[Saved data entries]
===

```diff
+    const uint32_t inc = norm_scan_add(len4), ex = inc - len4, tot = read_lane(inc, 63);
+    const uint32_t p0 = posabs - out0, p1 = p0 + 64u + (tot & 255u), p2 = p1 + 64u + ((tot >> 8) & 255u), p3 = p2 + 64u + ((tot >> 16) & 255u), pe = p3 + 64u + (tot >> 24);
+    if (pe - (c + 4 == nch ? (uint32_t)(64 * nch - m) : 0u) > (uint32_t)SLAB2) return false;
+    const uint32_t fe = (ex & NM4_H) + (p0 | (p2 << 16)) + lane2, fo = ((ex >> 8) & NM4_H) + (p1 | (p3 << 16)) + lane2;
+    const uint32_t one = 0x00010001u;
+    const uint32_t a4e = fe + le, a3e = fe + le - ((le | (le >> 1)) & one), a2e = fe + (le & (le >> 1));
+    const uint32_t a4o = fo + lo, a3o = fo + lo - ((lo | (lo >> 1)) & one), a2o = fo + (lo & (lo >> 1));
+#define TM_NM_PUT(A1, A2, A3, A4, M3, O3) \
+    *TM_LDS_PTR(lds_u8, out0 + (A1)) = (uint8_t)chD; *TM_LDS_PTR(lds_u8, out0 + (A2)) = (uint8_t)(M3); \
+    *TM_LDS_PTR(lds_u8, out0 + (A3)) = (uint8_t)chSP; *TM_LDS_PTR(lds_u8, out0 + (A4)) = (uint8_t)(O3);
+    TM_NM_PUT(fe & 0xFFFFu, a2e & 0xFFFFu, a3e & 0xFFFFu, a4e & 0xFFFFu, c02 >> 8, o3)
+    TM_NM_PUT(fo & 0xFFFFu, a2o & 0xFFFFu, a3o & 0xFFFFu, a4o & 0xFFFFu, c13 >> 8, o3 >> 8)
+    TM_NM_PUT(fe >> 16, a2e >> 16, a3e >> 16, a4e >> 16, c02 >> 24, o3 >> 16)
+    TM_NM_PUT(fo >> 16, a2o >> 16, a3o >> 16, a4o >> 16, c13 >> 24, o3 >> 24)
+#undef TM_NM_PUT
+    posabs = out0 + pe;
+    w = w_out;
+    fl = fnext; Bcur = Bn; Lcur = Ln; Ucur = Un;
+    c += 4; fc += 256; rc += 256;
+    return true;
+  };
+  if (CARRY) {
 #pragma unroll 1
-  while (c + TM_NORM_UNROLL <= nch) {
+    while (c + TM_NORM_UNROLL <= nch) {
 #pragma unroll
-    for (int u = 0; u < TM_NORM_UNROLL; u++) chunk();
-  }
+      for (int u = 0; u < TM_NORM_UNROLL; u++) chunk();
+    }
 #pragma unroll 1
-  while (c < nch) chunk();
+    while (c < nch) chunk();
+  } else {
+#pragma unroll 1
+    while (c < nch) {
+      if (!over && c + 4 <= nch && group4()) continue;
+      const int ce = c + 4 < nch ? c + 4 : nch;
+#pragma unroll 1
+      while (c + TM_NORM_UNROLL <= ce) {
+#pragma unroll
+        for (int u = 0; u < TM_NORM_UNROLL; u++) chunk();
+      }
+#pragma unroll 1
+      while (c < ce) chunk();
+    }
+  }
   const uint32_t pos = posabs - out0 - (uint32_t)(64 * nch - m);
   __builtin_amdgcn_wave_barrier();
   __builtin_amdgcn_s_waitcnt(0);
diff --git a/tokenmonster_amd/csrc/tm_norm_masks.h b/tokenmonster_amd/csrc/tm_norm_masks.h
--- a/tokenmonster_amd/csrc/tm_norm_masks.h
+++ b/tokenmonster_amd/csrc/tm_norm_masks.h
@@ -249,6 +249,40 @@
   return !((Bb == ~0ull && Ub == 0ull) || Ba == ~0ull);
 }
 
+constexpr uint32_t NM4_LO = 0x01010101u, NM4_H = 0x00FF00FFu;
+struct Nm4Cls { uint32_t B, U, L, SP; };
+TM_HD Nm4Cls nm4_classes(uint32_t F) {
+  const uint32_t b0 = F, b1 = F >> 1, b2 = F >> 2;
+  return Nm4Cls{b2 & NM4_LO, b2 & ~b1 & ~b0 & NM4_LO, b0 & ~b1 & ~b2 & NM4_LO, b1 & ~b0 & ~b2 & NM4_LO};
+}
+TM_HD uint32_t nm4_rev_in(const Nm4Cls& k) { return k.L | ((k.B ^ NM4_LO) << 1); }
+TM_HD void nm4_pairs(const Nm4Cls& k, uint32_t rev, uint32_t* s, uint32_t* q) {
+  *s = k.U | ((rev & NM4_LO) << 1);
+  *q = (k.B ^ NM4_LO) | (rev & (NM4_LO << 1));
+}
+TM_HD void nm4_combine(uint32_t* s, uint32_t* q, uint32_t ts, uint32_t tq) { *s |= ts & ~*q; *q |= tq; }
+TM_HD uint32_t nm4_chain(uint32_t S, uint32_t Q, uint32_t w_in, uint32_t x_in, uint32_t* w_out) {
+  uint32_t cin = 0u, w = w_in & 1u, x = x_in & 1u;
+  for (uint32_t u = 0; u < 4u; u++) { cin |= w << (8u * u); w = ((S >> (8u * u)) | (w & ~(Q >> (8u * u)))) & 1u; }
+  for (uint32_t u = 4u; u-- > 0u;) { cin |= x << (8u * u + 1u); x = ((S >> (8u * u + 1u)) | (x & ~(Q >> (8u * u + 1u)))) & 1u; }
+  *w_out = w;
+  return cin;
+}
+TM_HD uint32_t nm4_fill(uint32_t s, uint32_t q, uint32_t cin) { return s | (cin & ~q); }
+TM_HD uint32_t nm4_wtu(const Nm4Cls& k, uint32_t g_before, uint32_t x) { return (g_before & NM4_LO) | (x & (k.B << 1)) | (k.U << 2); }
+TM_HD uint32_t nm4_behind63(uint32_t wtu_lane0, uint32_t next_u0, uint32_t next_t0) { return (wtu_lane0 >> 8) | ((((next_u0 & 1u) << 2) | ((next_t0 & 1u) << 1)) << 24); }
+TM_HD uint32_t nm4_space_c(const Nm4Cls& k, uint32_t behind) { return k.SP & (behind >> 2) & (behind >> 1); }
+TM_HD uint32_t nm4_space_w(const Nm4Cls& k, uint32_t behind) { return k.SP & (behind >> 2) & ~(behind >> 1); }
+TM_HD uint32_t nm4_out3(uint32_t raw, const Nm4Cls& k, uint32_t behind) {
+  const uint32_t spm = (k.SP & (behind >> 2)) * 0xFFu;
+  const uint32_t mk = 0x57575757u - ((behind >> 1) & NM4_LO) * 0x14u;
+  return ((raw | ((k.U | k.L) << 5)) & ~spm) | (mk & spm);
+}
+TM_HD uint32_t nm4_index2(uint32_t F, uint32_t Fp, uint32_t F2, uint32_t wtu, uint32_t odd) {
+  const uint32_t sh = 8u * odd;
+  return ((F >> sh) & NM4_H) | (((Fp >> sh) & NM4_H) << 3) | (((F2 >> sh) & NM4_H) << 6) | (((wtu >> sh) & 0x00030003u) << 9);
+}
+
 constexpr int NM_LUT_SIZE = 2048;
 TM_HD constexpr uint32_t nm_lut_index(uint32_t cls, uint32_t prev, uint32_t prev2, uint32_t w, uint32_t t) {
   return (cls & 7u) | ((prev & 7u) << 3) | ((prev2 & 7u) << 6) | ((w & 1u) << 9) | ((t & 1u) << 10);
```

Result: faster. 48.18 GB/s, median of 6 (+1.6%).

===

Brief:
The data must be duplicated exactly, with nothing left out.

Response area:
```diff
+    const uint32_t inc = norm_scan_add(len4), ex = inc - len4, tot = read_lane(inc, 63);
+    const uint32_t p0 = posabs - out0, p1 = p0 + 64u + (tot & 255u), p2 = p1 + 64u + ((tot >> 8) & 255u), p3 = p2 + 64u + ((tot >> 16) & 255u), pe = p3 + 64u + (tot >> 24);
+    if (pe - (c + 4 == nch ? (uint32_t)(64 * nch - m) : 0u) > (uint32_t)SLAB2) return false;
+    const uint32_t fe = (ex & NM4_H) + (p0 | (p2 << 16)) + lane2, fo = ((ex >> 8) & NM4_H) + (p1 | (p3 << 16)) + lane2;
+    const uint32_t one = 0x00010001u;
+    const uint32_t a4e = fe + le, a3e = fe + le - ((le | (le >> 1)) & one), a2e = fe + (le & (le >> 1));
+    const uint32_t a4o = fo + lo, a3o = fo + lo - ((lo | (lo >> 1)) & one), a2o = fo + (lo & (lo >> 1));
+#define TM_NM_PUT(A1, A2, A3, A4, M3, O3) \
+    *TM_LDS_PTR(lds_u8, out0 + (A1)) = (uint8_t)chD; *TM_LDS_PTR(lds_u8, out0 + (A2)) = (uint8_t)(M3); \
+    *TM_LDS_PTR(lds_u8, out0 + (A3)) = (uint8_t)chSP; *TM_LDS_PTR(lds_u8, out0 + (A4)) = (uint8_t)(O3);
+    TM_NM_PUT(fe & 0xFFFFu, a2e & 0xFFFFu, a3e & 0xFFFFu, a4e & 0xFFFFu, c02 >> 8, o3)
+    TM_NM_PUT(fo & 0xFFFFu, a2o & 0xFFFFu, a3o & 0xFFFFu, a4o & 0xFFFFu, c13 >> 8, o3 >> 8)
+    TM_NM_PUT(fe >> 16, a2e >> 16, a3e >> 16, a4e >> 16, c02 >> 24, o3 >> 16)
+    TM_NM_PUT(fo >> 16, a2o >> 16, a3o >> 16, a4o >> 16, c13 >> 24, o3 >> 24)
+#undef TM_NM_PUT
+    posabs = out0 + pe;
+    w = w_out;
+    fl = fnext; Bcur = Bn; Lcur = Ln; Ucur = Un;
+    c += 4; fc += 256; rc += 256;
+    return true;
+  };
+  if (CARRY) {
 #pragma unroll 1
-  while (c + TM_NORM_UNROLL <= nch) {
+    while (c + TM_NORM_UNROLL <= nch) {
 #pragma unroll
-    for (int u = 0; u < TM_NORM_UNROLL; u++) chunk();
-  }
+      for (int u = 0; u < TM_NORM_UNROLL; u++) chunk();
+    }
 #pragma unroll 1
-  while (c < nch) chunk();
+    while (c < nch) chunk();
+  } else {
+#pragma unroll 1
+    while (c < nch) {
+      if (!over && c + 4 <= nch && group4()) continue;
+      const int ce = c + 4 < nch ? c + 4 : nch;
+#pragma unroll 1
+      while (c + TM_NORM_UNROLL <= ce) {
+#pragma unroll
+        for (int u = 0; u < TM_NORM_UNROLL; u++) chunk();
+      }
+#pragma unroll 1
+      while (c < ce) chunk();
+    }
+  }
   const uint32_t pos = posabs - out0 - (uint32_t)(64 * nch - m);
   __builtin_amdgcn_wave_barrier();
   __builtin_amdgcn_s_waitcnt(0);
diff --git a/tokenmonster_amd/csrc/tm_norm_masks.h b/tokenmonster_amd/csrc/tm_norm_masks.h
--- a/tokenmonster_amd/csrc/tm_norm_masks.h
+++ b/tokenmonster_amd/csrc/tm_norm_masks.h
@@ -249,6 +249,40 @@
   return !((Bb == ~0ull && Ub == 0ull) || Ba == ~0ull);
 }
 
+constexpr uint32_t NM4_LO = 0x01010101u, NM4_H = 0x00FF00FFu;
+struct Nm4Cls { uint32_t B, U, L, SP; };
+TM_HD Nm4Cls nm4_classes(uint32_t F) {
+  const uint32_t b0 = F, b1 = F >> 1, b2 = F >> 2;
+  return Nm4Cls{b2 & NM4_LO, b2 & ~b1 & ~b0 & NM4_LO, b0 & ~b1 & ~b2 & NM4_LO, b1 & ~b0 & ~b2 & NM4_LO};
+}
+TM_HD uint32_t nm4_rev_in(const Nm4Cls& k) { return k.L | ((k.B ^ NM4_LO) << 1); }
+TM_HD void nm4_pairs(const Nm4Cls& k, uint32_t rev, uint32_t* s, uint32_t* q) {
+  *s = k.U | ((rev & NM4_LO) << 1);
+  *q = (k.B ^ NM4_LO) | (rev & (NM4_LO << 1));
+}
+TM_HD void nm4_combine(uint32_t* s, uint32_t* q, uint32_t ts, uint32_t tq) { *s |= ts & ~*q; *q |= tq; }
+TM_HD uint32_t nm4_chain(uint32_t S, uint32_t Q, uint32_t w_in, uint32_t x_in, uint32_t* w_out) {
+  uint32_t cin = 0u, w = w_in & 1u, x = x_in & 1u;
+  for (uint32_t u = 0; u < 4u; u++) { cin |= w << (8u * u); w = ((S >> (8u * u)) | (w & ~(Q >> (8u * u)))) & 1u; }
+  for (uint32_t u = 4u; u-- > 0u;) { cin |= x << (8u * u + 1u); x = ((S >> (8u * u + 1u)) | (x & ~(Q >> (8u * u + 1u)))) & 1u; }
+  *w_out = w;
+  return cin;
+}
+TM_HD uint32_t nm4_fill(uint32_t s, uint32_t q, uint32_t cin) { return s | (cin & ~q); }
+TM_HD uint32_t nm4_wtu(const Nm4Cls& k, uint32_t g_before, uint32_t x) { return (g_before & NM4_LO) | (x & (k.B << 1)) | (k.U << 2); }
+TM_HD uint32_t nm4_behind63(uint32_t wtu_lane0, uint32_t next_u0, uint32_t next_t0) { return (wtu_lane0 >> 8) | ((((next_u0 & 1u) << 2) | ((next_t0 & 1u) << 1)) << 24); }
+TM_HD uint32_t nm4_space_c(const Nm4Cls& k, uint32_t behind) { return k.SP & (behind >> 2) & (behind >> 1); }
+TM_HD uint32_t nm4_space_w(const Nm4Cls& k, uint32_t behind) { return k.SP & (behind >> 2) & ~(behind >> 1); }
+TM_HD uint32_t nm4_out3(uint32_t raw, const Nm4Cls& k, uint32_t behind) {
+  const uint32_t spm = (k.SP & (behind >> 2)) * 0xFFu;
+  const uint32_t mk = 0x57575757u - ((behind >> 1) & NM4_LO) * 0x14u;
+  return ((raw | ((k.U | k.L) << 5)) & ~spm) | (mk & spm);
+}
+TM_HD uint32_t nm4_index2(uint32_t F, uint32_t Fp, uint32_t F2, uint32_t wtu, uint32_t odd) {
+  const uint32_t sh = 8u * odd;
+  return ((F >> sh) & NM4_H) | (((Fp >> sh) & NM4_H) << 3) | (((F2 >> sh) & NM4_H) << 6) | (((wtu >> sh) & 0x00030003u) << 9);
+}
+
 constexpr int NM_LUT_SIZE = 2048;
 TM_HD constexpr uint32_t nm_lut_index(uint32_t cls, uint32_t prev, uint32_t prev2, uint32_t w, uint32_t t) {
   return (cls & 7u) | ((prev & 7u) << 3) | ((prev2 & 7u) << 6) | ((w & 1u) << 9) | ((t & 1u) << 10);
```

Result: faster. 48.18 GB/s, median of 6 (+1.6%).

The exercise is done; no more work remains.